Marshfield is a census-designated place (CDP) in the town of Marshfield in Plymouth County, Massachusetts, United States. The population was 4,335 at the 2010 census.

==Geography==
Marshfield is located at (42.094577, -70.709485).

According to the United States Census Bureau, the CDP has a total area of 13.4 km2, of which 13.2 km2 is land and 0.2 km2 (1.55%) is water.

==Demographics==

As of the census of 2000, there were 4,246 people, 1,686 households, and 1,129 families residing in the CDP. The population density was 322.1 /km2. There were 1,742 housing units at an average density of 132.1 /km2. The racial makeup of the CDP was 97.83% White, 0.52% Black or African American, 0.14% Native American, 0.45% Asian, 0.02% Pacific Islander, 0.21% from other races, and 0.82% from two or more races. Hispanic or Latino of any race were 0.68% of the population.

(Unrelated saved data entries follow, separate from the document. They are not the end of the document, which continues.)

template <int N, int SIGN, int FMODE>
__global__ void __launch_bounds__((LineThreads<N, FMODE>::value), (LineThreads<N, FMODE>::value / 256))
line_pass_kernel(LinePassArgs a, const float2 *__restrict__ tw_global) {
    static_assert(N >= 64, "tile loader needs N >= 64");
    constexpr int kBlock = LineThreads<N, FMODE>::value;
    constexpr int TZ = line_tile_cols(N);
    constexpr int CPAIR = TZ / 2;
    constexpr int RSTEP = kBlock / CPAIR;
    constexpr bool WEVAL = (FMODE >= 6 && FMODE <= 9);
    constexpr bool WDIRECT = (FMODE == 8 || FMODE == 9);
    constexpr bool WIN = (FMODE == 3 || (FMODE == 5 && !C21X_XPAIR_NOWIN) || WEVAL);
    constexpr bool PAIR = (FMODE == 5 || FMODE == 7 || FMODE == 9);
    constexpr int NR = PAIR ? 2 : 1;
    using LineItem = LineItemT<PAIR>;
    extern __shared__ float4 lds_raw[];
    float2 *tile = reinterpret_cast<float2 *>(lds_raw);
    float2 *tw = tile + NR * N * TZ;
    float2 *tw_half = tw + N;
    float *wnodes = reinterpret_cast<float *>(tw_half + (N >= 1024 ? N / 2 : 0));
    for (int t = threadIdx.x; t < N; t += kBlock) tw[t] = tw_global[t];
    if (N >= 1024)
        for (int t = threadIdx.x; t < N / 2; t += kBlock) tw_half[t] = tw_global[2 * t];
    if constexpr (WEVAL) {
        const int per = 3 * a.wev_n_nodes;
        for (int t = threadIdx.x; t < per; t += kBlock) {
// ... 98 lines not shown
        const int outer = mi == 0 ? it.og : it.n_outer - it.og;
        return (long)(outer >> it.outer_lb) * it.outer_bstride +
               (long)(outer & ((1 << it.outer_lb) - 1)) * it.outer_stride +
               (long)it.ct * TZ * it.col_stride;
    };
    auto row_off = [](const LineItem &it, int r) {
        return (unsigned)(r >> it.line_lb) * (unsigned)it.line_bstride +
               (unsigned)(r & ((1 << it.line_lb) - 1)) * (unsigned)it.line_stride;
    };

    constexpr bool TWO_SETS = (N < 1024) && (!PAIR || C21X_XPAIR_TWO_SETS);
    float4 reg_a[2 * NP], reg_b[2 * NP];
    constexpr bool F512 = C21X_FUSE512 && N == 512 && kBlock == 512 && (FMODE == 0 || WEVAL);
    constexpr bool F1024 = C21X_FUSE1024 && N == 1024 && kBlock == 512 && (FMODE == 0 || FMODE == 3 || WEVAL);
    constexpr bool FUSED = F512 || F1024;
    constexpr int NW = FUSED ? 2 * NP : NP;
    constexpr bool WPRE = (N >= 512) && !FUSED;
    float2 wpre[NR][WPRE ? NP : 1], wcur[NR][NW], wpre_half[NR], wcur_half[NR];
    auto w_reload = [&](const LineItem &it, int m) {
        const int mi = it.npair == 2 ? (m & 1) : 0;
        return m == 0 || (a.dual && mi == 0);
    };
    struct KAbs {
        float kh, kl;
    };
    auto k_abs = [](float kx, float ky, float kz) -> KAbs {
        const float ksq = __fadd_rn(__fadd_rn(__fmul_rn(kx, kx), __fmul_rn(ky, ky)), __fmul_rn(kz, kz));
        KAbs k;
        k.kh = __builtin_amdgcn_sqrtf(ksq);
        const float r = __fmaf_rn(-k.kh, k.kh, ksq);
// ... 215 lines not shown
    auto process = [&](float4(&reg)[2 * NP], const TileRef &cur, const TileRef &nxt,
                       const TileRef &refill) {
        const LineItem &it = cur.it;
        const int m = cur.m;
        const long st_half = (long)((N / 2) >> it.line_lb) * it.line_bstride;
        if (!first) __syncthreads();
        first = false;
        if (WIN && WPRE && w_reload(it, m)) {
#pragma unroll
            for (int rr = 0; rr < NR; rr++) {
#pragma unroll
                for (int u = 0; u < NP; u++) wcur[rr][u] = wpre[rr][WPRE ? u : 0];
                wcur_half[rr] = wpre_half[rr];
            }
        }
        double op_c0 = 1., op_c1 = 1.;
        if (FMODE == 4) {
            const int c0 = it.ct * TZ + 2 * c4;
            int kyi0, kyi1, kzi0, kzi1;
            if (it.filter_axis == 0) {
                const int mi = it.npair == 2 ? (m & 1) : 0;
                const int outer = mi == 0 ? it.og : it.n_outer - it.og;
                kyi0 = kyi1 = (outer <= a.n_y / 2) ? outer : outer - a.n_y;
                kzi0 = c0;
                kzi1 = c0 + 1;
            } else {
                kyi0 = (c0 <= a.n_y / 2) ? c0 : c0 - a.n_y;
                kyi1 = (c0 + 1 <= a.n_y / 2) ? c0 + 1 : c0 + 1 - a.n_y;
                kzi0 = kzi1 = a.n_z / 2;
            }
// ... 883 lines not shown
    hipStream_t stream;
    KTimeScope(int kind, hipStream_t s) : stream(s) {
        if (!g_ktime_on) return;
        if (hipEventCreate(&r.e0) != hipSuccess || hipEventCreate(&r.e1) != hipSuccess) return;
        r.kind = kind;
        (void)hipEventRecord(r.e0, stream);
    }
    ~KTimeScope() {
        if (r.kind < 0) return;
        (void)hipEventRecord(r.e1, stream);
        g_ktime.push_back(r);
    }
};
constexpr int ktime_kind(int sign, int fmode) {
    return sign < 0 ? 9 : (fmode == 0 ? 1 : fmode == 3 ? 0 : fmode == 5 ? 6 : (fmode == 6 || fmode == 8) ? 7
                                                              : (fmode == 7 || fmode == 9) ? 8 : 10);
}

static bool ynyq_split_on() {
    static int on = -1;
    if (on < 0) {
        const char *e = getenv("C21CM_YNYQ_SPLIT");
        on = (e && atoi(e) == 0) ? 0 : 1;
    }
    return on != 0;
}

#ifndef C21X_XORDER_DEFAULT
#define C21X_XORDER_DEFAULT 3
#endif
template <int N, int SIGN, int FMODE>
int launch_line_pass_mode(const LinePassArgs &a, hipStream_t stream) {
    const float2 *tw = twiddles(N);
    if (!tw) {
        c21hip_set_error("native FFT: twiddle table allocation failed");
        return C21CM_MEMORY_ALLOC_ERROR;
    }
    const size_t lds = sizeof(float2) * ((size_t)((FMODE == 5 || FMODE == 7 || FMODE == 9) ? 2 : 1) * N *
                                             line_tile_cols(N) + N + (N >= 1024 ? N / 2 : 0)) +
                       ((FMODE >= 6 && FMODE <= 9) ? sizeof(float) * 3 * (size_t)a.wev_n_nodes * a.wev_n_tabs : 0);
    if (lds > 160 * 1024) {
        c21hip_set_error("native FFT: %zu bytes of LDS for a %d-point line pass (mode %d)", lds, N, FMODE);
        return C21CM_VALUE_ERROR;
    }
    if (FMODE != 0 && a.n_geo > 1 && a.g1_strided) {
        c21hip_set_error("native FFT: a strided second geometry in a line pass of mode %d", FMODE);
        return C21CM_VALUE_ERROR;
    }
    const bool epi_split = ynyq_split_on() && a.n_geo > 1 && a.g1_strided && a.g1.line_bstride == 1 &&
                           a.g1.line_lb == 0 && a.g1.col_stride % 2 == 0;
    const int n_work = geo_items(a.g0) + (a.n_geo > 1 ? geo_items(a.g1) : 0);
    int per_cu = (int)((160 * 1024) / lds) > 0 ? (int)((160 * 1024) / lds) : 1;
    const int by_waves = (LineThreads<N, FMODE>::value >= 512 && N > 256) ? 1 : 2;
    if (per_cu > by_waves) per_cu = by_waves;
    int nblocks = 256 * per_cu;
// ... 23 lines not shown
}

template <int N, int SIGN>
int launch_line_pass(const LinePassArgs &a, int fmode, hipStream_t stream) {
    if (SIGN > 0 && fmode == 3) return launch_line_pass_mode<N, +1, 3>(a, stream);
    if (SIGN > 0 && fmode == 4) return launch_line_pass_mode<N, +1, 4>(a, stream);
    if constexpr (N <= 512)
        if (SIGN > 0 && fmode == 5) return launch_line_pass_mode<N, +1, 5>(a, stream);
    if constexpr (N >= 128 && (N & (N - 1)) == 0) {
        if (SIGN > 0 && fmode == 6) return launch_line_pass_mode<N, +1, 6>(a, stream);
        if (SIGN > 0 && fmode == 8) return launch_line_pass_mode<N, +1, 8>(a, stream);
        if constexpr (N <= 512) {
            if (SIGN > 0 && fmode == 7) return launch_line_pass_mode<N, +1, 7>(a, stream);
            if (SIGN > 0 && fmode == 9) return launch_line_pass_mode<N, +1, 9>(a, stream);
        }
    }
    if (fmode >= 6 && fmode <= 9) {
        c21hip_set_error("native FFT: evaluated windows are not built for %d-point lines", N);
        return C21CM_VALUE_ERROR;
    }
    return launch_line_pass_mode<N, SIGN, 0>(a, stream);
}

template <int SIGN>
int dispatch_line_pass(int n, const LinePassArgs &a, int fmode, hipStream_t stream) {
    switch (n) {
        case 64: return launch_line_pass<64, SIGN>(a, fmode, stream);
        case 128: return launch_line_pass<128, SIGN>(a, fmode, stream);
        case 192: return launch_line_pass<192, SIGN>(a, fmode, stream);
        case 256: return launch_line_pass<256, SIGN>(a, fmode, stream);
// ... 1828 lines not shown
    if (env && env[0] == 't') return 0;
    return wev_static_ok(filter_a, filter_b, n_grids, nx, ny, nz, 1, nullptr, nullptr) ? 1 : 0;
}
extern "C" int c21hip_split_filter_xy_single_pair(const float *src, float *work, float *work2,
                                                  int filter_type, float R_param, int nx, int ny,
                                                  int nz, double box_len, double box_len_z, float R,
                                                  float R2, int phases, void *stream_) {
    if (!g_wev.active) {
        c21hip_set_error("single-grid pair sweep: needs a prepared window set (c21hip_wev_prepare)");
        return C21CM_VALUE_ERROR;
    }
    return filter_xy_pair(src, work, work2, filter_type, R_param, nullptr, nullptr, nullptr, 0, 0.f,
                          nx, ny, nz, box_len, box_len_z, R, R2, 0, 1, phases & ~1, stream_, 1);
}

extern "C" int c21hip_split_r2c(const float *real_in, long in_zstride, float *split_out, int nx,
                                int ny, int nz, double factor, double lo, double hi,
                                float out_scale, void *stream_) {
    hipStream_t stream = (hipStream_t)stream_;
    if (!c21hip_native_fft_supported(nx, ny, nz)) {
        c21hip_set_error("native FFT does not support %dx%dx%d", nx, ny, nz);
        return C21CM_VALUE_ERROR;
    }
    const int H = nz / 2;
    const long nlines = (long)nx * ny;
    float2 *o_main = reinterpret_cast<float2 *>(split_out);
    float2 *o_nyq = o_main + nlines * H;
    ZFwdArgs z{};
    z.ny = ny;
    z.lb = split_xb_log2(nx);
    z.in = real_in;
    z.in_zstride = in_zstride;
    z.main = o_main;
// ... 4 lines not shown
    int st = dispatch_z_r2c(nz, z, nlines, stream);
    if (st) return st;
    LinePassArgs a{};
    a.fp.type = -1;
    a.n_y = ny;
    a.n_z = nz;
    a.out_scale = 1.0f;
    a.n_geo = 2;
    a.n_grids = 1;
    a.g0 = geo_y_main(nx, ny, H, line_tile_cols(ny), split_xb_log2(nx));
    a.g1 = geo_y_nyq(nx, ny, line_tile_cols(ny));
    a.g1_strided = 1;
    geo_ptrs(a.g0, 0, o_main, o_main);
    geo_ptrs(a.g1, 0, o_nyq, o_nyq);
    if ((st = dispatch_line_pass<-1>(ny, a, 0, stream))) return st;
    a.out_scale = out_scale;
    a.g0 = geo_x_main(ny, H, line_tile_cols(nx), split_xb_log2(nx));
    a.g1 = geo_x_nyq(ny, line_tile_cols(nx));
    a.g1_strided = 0;
    geo_ptrs(a.g0, 0, o_main, o_main);
    geo_ptrs(a.g1, 0, o_nyq, o_nyq);
    return dispatch_line_pass<-1>(nx, a, 0, stream);
}
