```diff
@@ -372,6 +377,18 @@
         lib = _lib.load()
         ctx.f16 = bool(f16)
         x16p = None
+        ctx.c1_fused = c1_fused_takes(cin, weight, ctx.f16, training, pool_samples is not None, ctx.needs_input_grad[0])
+        if ctx.c1_fused:
+            mean, invstd, xhat_sum = (torch.empty(cout, dtype=torch.float32, device=x.device) for _ in range(3))
+            out = torch.empty(n, cout, h, w, dtype=torch.float32, device=x.device)
+            ws = _ws(lib.vocr_conv3x3_c1_bn_workspace_bytes(n, h, w, cout), x.device)
+            call("vocr_conv3x3_c1_bn_train_relu", _p(x), _p(weight), _p(bias), _p(gamma), _p(beta), _p(out), n, h, w, cout, eps, momentum,
+                 _p(mean), _p(invstd), _p(running_mean), _p(running_var), _p(num_batches_tracked), _p(xhat_sum), _p(ws), _stream())
+            ctx.pool = None
+            ctx.training = training
+            ctx.prefs = (weight, bias, gamma, beta)
+            ctx.save_for_backward(x, None, mean, invstd, gamma, beta, None, None, None, xhat_sum, None, weight, bias)
+            return out
         if cin == 1 and not ctx.needs_input_grad[0]:
             pf = pd = None
             y = conv3x3_c1_forward(x, weight, bias, ctx.f16)
@@ -437,6 +454,8 @@
     def backward(ctx, da):
         if not ctx.training:
             raise RuntimeError("vistaocr_amd: backward through eval-mode BatchNorm is not part of the reference path")
+        if ctx.c1_fused:
+            return ConvBnReluFn._backward_c1_fused(ctx, da)
         x, y, mean, invstd, gamma, beta, pd, idx, samples, xhat_sum, x16p = ctx.saved_tensors
         da = _f32c(da)
         n, cin, h, w = x.shape
@@ -491,6 +510,28 @@
             return (dx,) + (None,) * 15
         return (dx, dw, dbias, dgamma, dbeta) + (None,) * 11
 
+    @staticmethod
+    def _backward_c1_fused(ctx, da):
+        x, _, mean, invstd, gamma, beta, _, _, _, xhat_sum, _, weight, bias = ctx.saved_tensors
+        da = _f32c(da)
+        n, _, h, w = x.shape
+        cout = weight.shape[0]
+        sinks = _sinks(ctx.prefs)
+        if sinks is not None:
+            dw, dbias, dgamma, dbeta = sinks
+        else:
+            dw = torch.empty_like(weight)
+            dgamma = torch.empty_like(gamma)
+            dbeta = torch.empty_like(beta)
+            dbias = torch.empty(cout, dtype=torch.float32, device=x.device)
+        ws = _ws(_lib.load().vocr_conv3x3_c1_bn_workspace_bytes(n, h, w, cout), x.device)
+        call("vocr_conv3x3_c1_bn_relu_bwd", _p(da), _p(x), _p(weight), _p(bias), _p(mean), _p(invstd), _p(gamma), _p(beta), _p(xhat_sum),
+             _p(dw), _p(dgamma), _p(dbeta), _p(dbias), n, h, w, cout, _p(ws), _stream())
+        join_side_stream()
+        if sinks is not None:
+            return (None,) * 16
+        return (None, dw, dbias, dgamma, dbeta) + (None,) * 11
+
 
 class ConvReluPoolFn(torch.autograd.Function):
 
```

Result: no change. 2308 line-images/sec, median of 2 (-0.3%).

There were 1,686 households, out of which 31.5% had children under the age of 18 living with them, 54.4% were married couples living together, 8.8% had a female householder with no husband present, and 33.0% were non-families. 28.8% of all households were made up of individuals, and 14.8% had someone living alone who was 65 years of age or older. The average household size was 2.52 and the average family size was 3.14.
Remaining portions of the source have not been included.